El resultado de la tormenta de La Coruña terminó de abrir los ojos de un Alonso de Guzmán que, la verdad, los tenía ya muy abiertos. Por decirlo de alguna manera, Medina Sidonia había partido de Lisboa siendo escéptico respecto de su misión; pero en La Coruña se convenció de la inutilidad de ésta. Por ello, desde la ciudad gallega le escribió al rey una amarga carta, que en gran parte podemos concebir como simple continuación de aquélla que le había escrito para intentar resignar el mando de la flota.
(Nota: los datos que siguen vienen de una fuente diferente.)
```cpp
#ifndef KS_DBG
#define KS_DBG 0
#endif
template <int NR, int CK, bool FUSE>
__global__ void __launch_bounds__(256, 3)
gconv_ks_lds_k(GConv g, const float4* __restrict__ wm, int npad, KsBnBwd bn, int runs) {
  constexpr int KC = CK / 8, QV = CK / 4;
  constexpr int PP = 2 * CK * 4 + 16;
  constexpr int ROWB = 32 * PP;
  constexpr int NL = 64 * QV / 64;
  __shared__ __attribute__((aligned(16))) char lds[4 * 2 * ROWB];
  const int tid = threadIdx.x;
  const int wave = __builtin_amdgcn_readfirstlane(tid >> 6), lane = tid & 63, li = lane & 31, lh = lane >> 5;
  const int rid = blockIdx.x * 4 + wave;
  if (rid >= runs) return;
  char* reg = lds + wave * 2 * ROWB;
  const int rpr = g.DW / 32;
  int t = rid / rpr;
  const int ow0 = (rid - t * rpr) * 32;
  const int oh = t % g.DH;
  t /= g.DH;
  const int od = t % g.DD, n = t / g.DD;
  const long m = (((long)n * g.DD + od) * g.DH + oh) * g.DW + ow0 + li;
  const int nt0 = blockIdx.y * NR;
  const float4* wl = wm + (long)lh * npad + nt0 * 32 + li;

  const int jq = lane % QV;
  float c_sc[4], c_sf[4], c_al[4], c_mu[4], c_is[4], c_s1[4], c_s2[4];
  if constexpr (FUSE) {
#pragma unroll
    for (int j = 0; j < 4; ++j) {
      const int c = jq * 4 + j;
      c_sc[j] = bn.scale[c];
      c_sf[j] = bn.shift[c];
      c_al[j] = bn.alpha ? bn.alpha[c] : 1.f;
      c_mu[j] = bn.mean[c];
      c_is[j] = bn.invstd[c];
      c_s1[j] = bn.sums[c] * bn.invM;
      c_s2[j] = bn.sums[CK + c] * bn.invM;
    }
  }
  const int sld = FUSE ? bn.yld : g.sld;
  const float* sp = FUSE ? bn.y : g.src;
  float4 xa[2][NL], xd[2][NL];
  auto issue = [&](int a) {
#pragma unroll
    for (int b = 0; b < 2; ++b) {
      const long v0 = (((long)n * g.SD + 2 * od + a) * g.SH + 2 * oh + b) * g.SW + 2 * ow0;
#pragma unroll
      for (int i = 0; i < NL; ++i) {
        const int q = lane + 64 * i, v = q / QV;
        xa[b][i] = (KS_DBG & 8) ? make_float4((float)v, 1.f, 2.f, 3.f) : *reinterpret_cast<const float4*>(sp + (v0 + v) * sld + jq * 4);
        if constexpr (FUSE) xd[b][i] = *reinterpret_cast<const float4*>(bn.dout + (v0 + v) * bn.dld + jq * 4);
      }
    }
  };
  auto commit = [&]() {
#pragma unroll
    for (int b = 0; b < 2; ++b)
#pragma unroll
      for (int i = 0; i < NL; ++i) {
        const int q = lane + 64 * i, v = q / QV;
        float4 o = xa[b][i];
        if constexpr (FUSE) {
          const float yv[4] = {o.x, o.y, o.z, o.w}, dv[4] = {xd[b][i].x, xd[b][i].y, xd[b][i].z, xd[b][i].w};
          float r[4];
#pragma unroll
          for (int j = 0; j < 4; ++j) {
// ... 13 lines not shown

  f32x16 acc[NR];
#pragma unroll
  for (int r = 0; r < NR; ++r)
#pragma unroll
    for (int j = 0; j < 16; ++j) acc[r][j] = 0.f;

  issue(0);
#pragma unroll
  for (int a = 0; a < 2; ++a) {
    commit();
    if (a == 0) issue(1);
#pragma unroll
    for (int b = 0; b < 2; ++b)
#pragma unroll
      for (int c = 0; c < 2; ++c)
#pragma unroll
        for (int kc = 0; kc < KC; ++kc) {
          const int tap = (a * 2 + b) * 2 + c;
          const float4 xq = *reinterpret_cast<const float4*>(reg + b * ROWB + li * PP + c * (CK * 4) + kc * 32 + lh * 16);
#pragma unroll
          for (int r = 0; r < NR; ++r) {
            const float4 wq = (KS_DBG & 2) ? make_float4((float)(tap + kc + r), 0.5f, 0.25f, 2.f) : wl[(long)(tap * KC + kc) * 2 * npad + r * 32];
            if (KS_DBG & 1) {
              acc[r][(tap + kc) & 15] += wq.x * xq.x + wq.y * xq.y + wq.z * xq.z + wq.w * xq.w;
              continue;
            }
            acc[r] = __builtin_amdgcn_mfma_f32_32x32x2f32(wq.x, xq.x, acc[r], 0, 0, 0);
            acc[r] = __builtin_amdgcn_mfma_f32_32x32x2f32(wq.y, xq.y, acc[r], 0, 0, 0);
            acc[r] = __builtin_amdgcn_mfma_f32_32x32x2f32(wq.z, xq.z, acc[r], 0, 0, 0);
            acc[r] = __builtin_amdgcn_mfma_f32_32x32x2f32(wq.w, xq.w, acc[r], 0, 0, 0);
          }
        }
  }

  float* orow = g.dst + m * g.dld;
#pragma unroll
  for (int r = 0; r < NR; ++r) {
    float4 old[4];
#pragma unroll
    for (int q = 0; q < 4; ++q) {
      const int cn = (nt0 + r) * 32 + 8 * q + 4 * lh;
      old[q] = g.accumulate ? *reinterpret_cast<const float4*>(orow + cn) : make_float4(0.f, 0.f, 0.f, 0.f);
    }
#pragma unroll
    for (int q = 0; q < 4; ++q) {
      const int cn = (nt0 + r) * 32 + 8 * q + 4 * lh;
      const float4 bv = g.bias ? make_float4(g.bias[cn], g.bias[cn + 1], g.bias[cn + 2], g.bias[cn + 3]) : make_float4(0.f, 0.f, 0.f, 0.f);
      float4 v;
      v.x = acc[r][4 * q + 0] + bv.x + old[q].x;
      v.y = acc[r][4 * q + 1] + bv.y + old[q].y;
      v.z = acc[r][4 * q + 2] + bv.z + old[q].z;
      v.w = acc[r][4 * q + 3] + bv.w + old[q].w;
      if (!(KS_DBG & 4) || v.x == 12345.678f) *reinterpret_cast<float4*>(orow + cn) = v;
    }
  }
}

template <int NR, int KB, bool PAIR = false>
__global__ void __launch_bounds__(256, NR == 1 ? 4 : (NR == 2 ? 4 : 2))
gconv_kst_k(GConv g, const float4* __restrict__ wm, int KC, int npad, unsigned src_bytes, int waves_per_class) {
  const int tid = threadIdx.x;
  const int wave = tid >> 6, lane = tid & 63, li = lane & 31, lh = lane >> 5;
  const long gw = (long)blockIdx.x * 4 + wave;
  const int cls = (int)(gw / waves_per_class);
  if (cls >= (PAIR ? g.sd : g.sd * g.sh)) return;
  const int ra = PAIR ? cls : cls / g.sh, rb = PAIR ? 0 : cls - ra * g.sh;
  const long per_class = (long)g.N * g.SD * g.SH * g.DW;
  const long q = (gw - (long)cls * waves_per_class) * 32 + li;
  const bool mok = q < per_class;
  unsigned W, h, d, n;
  {
    const unsigned r = (unsigned)(mok ? q : 0);
    const unsigned t1 = r / (unsigned)g.DW, t2 = t1 / (unsigned)g.SH;
    W = r - t1 * (unsigned)g.DW;
    h = t1 - t2 * (unsigned)g.SH;
    n = t2 / (unsigned)g.SD;
    d = t2 - n * (unsigned)g.SD;
  }
  const unsigned xrow = (((n * g.SD + d) * g.SH + h) * g.SW) * (unsigned)g.sld + lh * 4u;
  const __amdgpu_buffer_rsrc_t rs = __builtin_amdgcn_make_buffer_rsrc((void*)g.src, 0, src_bytes, 0x00020000);
  const int nt0 = blockIdx.y * NR;
  const int T = g.kw * KC;
  const float4* wl = PAIR ? wm + ((long)(ra * g.kh + (li >> 4)) * g.kw * KC) * 2 * npad + (long)lh * npad + (li & 15)
                          : wm + ((long)(ra * g.kh + rb) * g.kw * KC) * 2 * npad + (long)lh * npad + nt0 * 32 + li;

  f32x16 acc[NR];
#pragma unroll
  for (int r = 0; r < NR; ++r)
#pragma unroll
    for (int j = 0; j < 16; ++j) acc[r][j] = 0.f;

  float4 xa[KB], xb[KB], wa[KB][NR], wb[KB][NR];
  int lt = 0, lkc = 0, ltc = 0;
  auto load = [&](float4 (&xv)[KB], float4 (&wv)[KB][NR]) {
#pragma unroll
    for (int u = 0; u < KB; ++u) {
      const bool tin = lt < T;
      const int sw_ = (int)W - ltc;
      const bool live = tin && mok && sw_ >= 0 && sw_ < g.SW && lkc * 8 + lh * 4 < g.CK;
      const unsigned voff = live ? (xrow + (unsigned)sw_ * (unsigned)g.sld) * 4u : kOOBk;
      xv[u] = __builtin_bit_cast(float4, __builtin_amdgcn_raw_buffer_load_b128(rs, (int)voff, (int)(tin ? lkc * 32 : 0), 0));
#pragma unroll
      for (int r = 0; r < NR; ++r) wv[u][r] = tin ? wl[(long)lt * 2 * npad + r * 32] : make_float4(0.f, 0.f, 0.f, 0.f);
      ++lt;
      if (++lkc == KC) {
        lkc = 0;
        ++ltc;
      }
// ... 81 lines not shown
  }
  msk_launch_scope ls(ctx, tag);
  dim3 grid((unsigned)blocks, ntn / NR);
  const float4* w4 = reinterpret_cast<const float4*>(wm);
  if (pair) {
    hipLaunchKernelGGL((gconv_kst_k<1, 4, true>), grid, dim3(256), 0, ctx->stream, g, w4, KC, npad, (unsigned)sbytes, (int)wpc);
    MSK_LAUNCH_CHECK(ctx);
    return 1;
  }
  switch (NR) {
    case 4: hipLaunchKernelGGL((gconv_kst_k<4, 2>), grid, dim3(256), 0, ctx->stream, g, w4, KC, npad, (unsigned)sbytes, (int)wpc); break;
    case 2: hipLaunchKernelGGL((gconv_kst_k<2, 2>), grid, dim3(256), 0, ctx->stream, g, w4, KC, npad, (unsigned)sbytes, (int)wpc); break;
    default: hipLaunchKernelGGL((gconv_kst_k<1, 4>), grid, dim3(256), 0, ctx->stream, g, w4, KC, npad, (unsigned)sbytes, (int)wpc); break;
  }
  MSK_LAUNCH_CHECK(ctx);
  return 1;
}

static int gconv_ks_fwd_impl(msk_ctx* ctx, const GConv& g, const float* w_canon, int A, int B, int swap, const KsBnBwd* bnp, bool dry = false);
int msk_gconv_ks_fwd(msk_ctx* ctx, const GConv& g, const float* w_canon, int A, int B, int swap) {
  return gconv_ks_fwd_impl(ctx, g, w_canon, A, B, swap, nullptr);
}
int msk_gconv_ks_fwd_bnbwd(msk_ctx* ctx, const GConv& g0, const float* w_canon, int A, int B, int swap, const float* y, int yld,
                           const float* dout, int dld, const float* scale, const float* shift, const float* alpha, const float* mean,
                           const float* invstd, const float* sums, double M_total, bool dry) {
  if (g0.CK > 16 || yld % 4 || dld % 4 || ((uintptr_t)y) % 16 || ((uintptr_t)dout) % 16) return 0;
  const size_t vox = (size_t)g0.N * g0.SD * g0.SH * g0.SW;
  if (vox * yld * sizeof(float) >= 0xFFFFFFF0ull || vox * dld * sizeof(float) >= 0xFFFFFFF0ull) return 0;
  KsBnBwd bn{};
  bn.y = y; bn.dout = dout; bn.yld = yld; bn.dld = dld;
  bn.y_bytes = (unsigned)(vox * yld * sizeof(float)); bn.d_bytes = (unsigned)(vox * dld * sizeof(float));
  bn.scale = scale; bn.shift = shift; bn.alpha = alpha; bn.mean = mean; bn.invstd = invstd; bn.sums = sums;
  bn.invM = (float)(1.0 / M_total);
  GConv g = g0;
  g.src = y; g.sld = yld;
  return gconv_ks_fwd_impl(ctx, g, w_canon, A, B, swap, &bn, dry);
}
static int gconv_ks_fwd_impl(msk_ctx* ctx, const GConv& g, const float* w_canon, int A, int B, int swap, const KsBnBwd* bnp, bool dry) {
  if (g.transposed) return 0;
  if (!(g.pd == 0 && g.ph == 0 && g.pw == 0)) return 0;
  if ((g.DD - 1) * g.sd + g.kd > g.SD || (g.DH - 1) * g.sh + g.kh > g.SH || (g.DW - 1) * g.sw + g.kw > g.SW) return 0;
  const int taps = g.kd * g.kh * g.kw;
  if (taps < 2 || (g.kd == 5 && g.kh == 5 && g.kw == 5)) return 0;
  if (g.CK % 4 || g.CN % 4 || g.sld % 4 || g.dld % 4 || ((uintptr_t)g.src) % 16 || ((uintptr_t)g.dst) % 16) return 0;
  const size_t sbytes = (size_t)g.N * g.SD * g.SH * g.SW * g.sld * sizeof(float);
  const long M = (long)g.N * g.DD * g.DH * g.DW;
  if (sbytes >= 0xFFFFFFF0ull || M >= (1L << 31)) return 0;
  if (dry) return 1;
  const int KC = (g.CK + 7) / 8;
  const int npad = ((g.CN + 31) / 32) * 32;
  const float* wm = msk_pack_weights_get(ctx, w_canon, A, B, taps, swap, 0, g.kd, g.kh, g.kw, 1, g.CK, g.CN, KC, npad);
  if (!wm) return -1;
  const int ntn = npad / 32;
  if (ctx->ks_lds && g.kd == 2 && g.kh == 2 && g.kw == 2 && g.sd == 2 && g.sh == 2 && g.sw == 2 && g.SD == 2 * g.DD && g.SH == 2 * g.DH &&
      g.SW == 2 * g.DW && g.DW % 32 == 0 && (g.CK == 8 || g.CK == 16) && g.CN % 32 == 0 && (!g.bias || ((uintptr_t)g.bias) % 16 == 0)) {
    const int runs = (int)(M / 32);
    const int NRl = ntn % 2 == 0 ? 2 : 1;
    const char* tag = bnp ? "gconv_ks_lds_bnbwd" : "gconv_ks_lds";
    if (ctx->prof && ctx->prof_shapes) {
      char buf[160];
      snprintf(buf, sizeof(buf), "%s[ck=%d,cn=%d,dst=%dx%dx%dx%d,sld=%d,dld=%d,acc=%d,nr=%d]", tag, g.CK, g.CN, g.N, g.DD, g.DH, g.DW, g.sld, g.dld,
               g.accumulate, NRl);
      tag = msk_intern_tag(ctx, buf);
    }
    msk_launch_scope ls(ctx, tag);
    const dim3 grid((unsigned)((runs + 3) / 4), ntn / NRl);
    const float4* w4 = reinterpret_cast<const float4*>(wm);
    const KsBnBwd bnv = bnp ? *bnp : KsBnBwd{};
#define KS_LDS(NR_, CK_) \
    do { \
      if (bnp) hipLaunchKernelGGL((gconv_ks_lds_k<NR_, CK_, true>), grid, dim3(256), 0, ctx->stream, g, w4, npad, bnv, runs); \
      else hipLaunchKernelGGL((gconv_ks_lds_k<NR_, CK_, false>), grid, dim3(256), 0, ctx->stream, g, w4, npad, bnv, runs); \
    } while (0)
    if (g.CK == 16) { if (NRl == 2) KS_LDS(2, 16); else KS_LDS(1, 16); }
    else { if (NRl == 2) KS_LDS(2, 8); else KS_LDS(1, 8); }
#undef KS_LDS
    MSK_LAUNCH_CHECK(ctx);
    return 1;
  }
  const long mtiles = (M + 127) / 128;
  int NR = ntn % 4 == 0 ? 4 : (ntn % 2 == 0 ? 2 : 1);
  while (NR > ctx->ks_nr_max) NR >>= 1;
  while (NR > 1 && mtiles * (ntn / NR) < 2L * ctx->num_cu) NR >>= 1;
  if (bnp && NR > 2) NR = 2;
  const char* tag = bnp ? "gconv_ks_fwd_bnbwd" : "gconv_ks_fwd";
  if (ctx->prof && ctx->prof_shapes) {
    char buf[160];
    snprintf(buf, sizeof(buf), "%s[ck=%d,cn=%d,k=%dx%dx%d,dst=%dx%dx%dx%d,sld=%d,dld=%d,acc=%d,nr=%d]", tag, g.CK, g.CN, g.kd, g.kh, g.kw, g.N, g.DD, g.DH,
             g.DW, g.sld, g.dld, g.accumulate, NR);
    tag = msk_intern_tag(ctx, buf);
  }
  msk_launch_scope ls(ctx, tag);
  dim3 grid((unsigned)mtiles, ntn / NR);
  const float4* w4 = reinterpret_cast<const float4*>(wm);
  switch (NR) {
    case 4:
      hipLaunchKernelGGL((gconv_ks_fwd_k<4, 2>), grid, dim3(256), 0, ctx->stream, g, w4, KC, npad, (unsigned)sbytes, KsBnBwd{});
      break;
    case 2:
      if (bnp) hipLaunchKernelGGL((gconv_ks_fwd_k<2, 2, true>), grid, dim3(256), 0, ctx->stream, g, w4, KC, npad, (unsigned)sbytes, *bnp);
      else hipLaunchKernelGGL((gconv_ks_fwd_k<2, 2>), grid, dim3(256), 0, ctx->stream, g, w4, KC, npad, (unsigned)sbytes, KsBnBwd{});
      break;
    default:
      if (bnp) hipLaunchKernelGGL((gconv_ks_fwd_k<1, 2, true>), grid, dim3(256), 0, ctx->stream, g, w4, KC, npad, (unsigned)sbytes, *bnp);
      else hipLaunchKernelGGL((gconv_ks_fwd_k<1, 4>), grid, dim3(256), 0, ctx->stream, g, w4, KC, npad, (unsigned)sbytes, KsBnBwd{});
      break;
  }
  MSK_LAUNCH_CHECK(ctx);
  return 1;
}
```

medicalseg_amd/csrc/msk_ctx.hip:

```cpp
#include <cstdlib>

#include "msk_common.h"

thread_local std::string g_msk_global_err;

int msk_fail(msk_ctx* ctx, const char* file, int line, const char* what, const char* detail) {
  char buf[1024];
  const char* base = strrchr(file, '/');
  snprintf(buf, sizeof(buf), "%s:%d: %s: %s", base ? base + 1 : file, line, what, detail ? detail : "");
  if (ctx) ctx->err = buf;
  g_msk_global_err = buf;
  return -1;
}

static void* grow(msk_ctx* ctx, void** p, size_t* cur, size_t bytes) {
  if (bytes <= *cur) return *p;
  if (*p) {
    hipStreamSynchronize(ctx->stream);
    hipFree(*p);
    *p = nullptr;
    *cur = 0;
  }
  size_t want = bytes + (bytes >> 2);
  if (hipMalloc(p, want) != hipSuccess) {
// ... 335 lines not shown
  return 0;
}
int msk_ctx_wait(msk_ctx* ctx, msk_ctx* other) {
  MSK_REQUIRE(ctx, other != nullptr && other->device == ctx->device, "msk_ctx_wait: two contexts on the same device");
  if (other == ctx) return 0;
  MSK_CHECK_HIP(ctx, hipSetDevice(ctx->device));
  if (!ctx->ev_xctx) MSK_CHECK_HIP(ctx, hipEventCreateWithFlags(&ctx->ev_xctx, hipEventDisableTiming));
  MSK_CHECK_HIP(ctx, hipEventRecord(ctx->ev_xctx, other->stream));
  MSK_CHECK_HIP(ctx, hipStreamWaitEvent(ctx->stream, ctx->ev_xctx, 0));
  return 0;
}
int msk_mark_elapsed(msk_ctx* ctx, int a, int b, float* ms) {
  MSK_REQUIRE(ctx, a >= 0 && b >= 0 && a < (int)ctx->marks.size() && b < (int)ctx->marks.size() && ctx->marks[a] && ctx->marks[b],
              "mark not recorded");
  MSK_CHECK_HIP(ctx, hipEventSynchronize(ctx->marks[b]));
  MSK_CHECK_HIP(ctx, hipEventElapsedTime(ms, ctx->marks[a], ctx->marks[b]));
  return 0;
}
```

En la concepción del comandante de la Armada, bastante ajustada por otra parte, la flota que había salido de Lisboa apenas podía considerarse fuerte y dotada en suficiente cantidad para poder enfrentarse a la tarea que se le planteaba; pero, tras la tormenta en Galicia, ya no podía ni siquiera vivir de esa ilusión. Bien informado, Medina Sidonia, además, recordaba que el propio Parma había reconocido que las fuerzas de que podía disponer aquel verano eran aproximadamente la mitad de las que había tenido en octubre del año anterior, cuando su potencia había alcanzado el máximo. Por lo tanto, concluía el general, lo más prudente por parte del rey debería ser buscar unos términos de paz con Inglaterra o, como mucho, diferir la misión de la Armada para el año siguiente.

La respuesta de Felipe, que llegó muy pronta, fue la de Rodríguez Zapatero: Guzmán debía solucionar los problemas que se le habían presentado como fuese. El famoso “como sea” de los que mandan desde la convicción más que desde la información, pues. Hemos de entender al rey español.  Exactamente igual que en el momento presente para él de 1588, algunos años antes sus expertos de Hacienda le habían hablado de un país exhausto y de una guerra imposible de ganar a las puertas de la batalla de San Quintín, que habría de convertirse, sin embargo, en una de las principales victorias de Felipe; tan importante que inspiró la construcción de El Escorial. Para Prudent King, tenían poca importancia detallitos como que hubiera salido de San Quintín tan agotado, tan incapaz de pagar a sus tropas un sólo día más, que tuvo que renunciar a la posibilidad de caer sobre París. Saltando por encima de esas pequeñas gilipolleces, pues, Felipe se consideraba avalado por Dios, pues en la peor de las situaciones había conseguido salir victorioso. Así las cosas, propulsado por el Deus vult, Felipe de Habsburgo consideraba que las dificultades de la Armada, más que pruebas de sus dificultades, eran hitos de su segura victoria.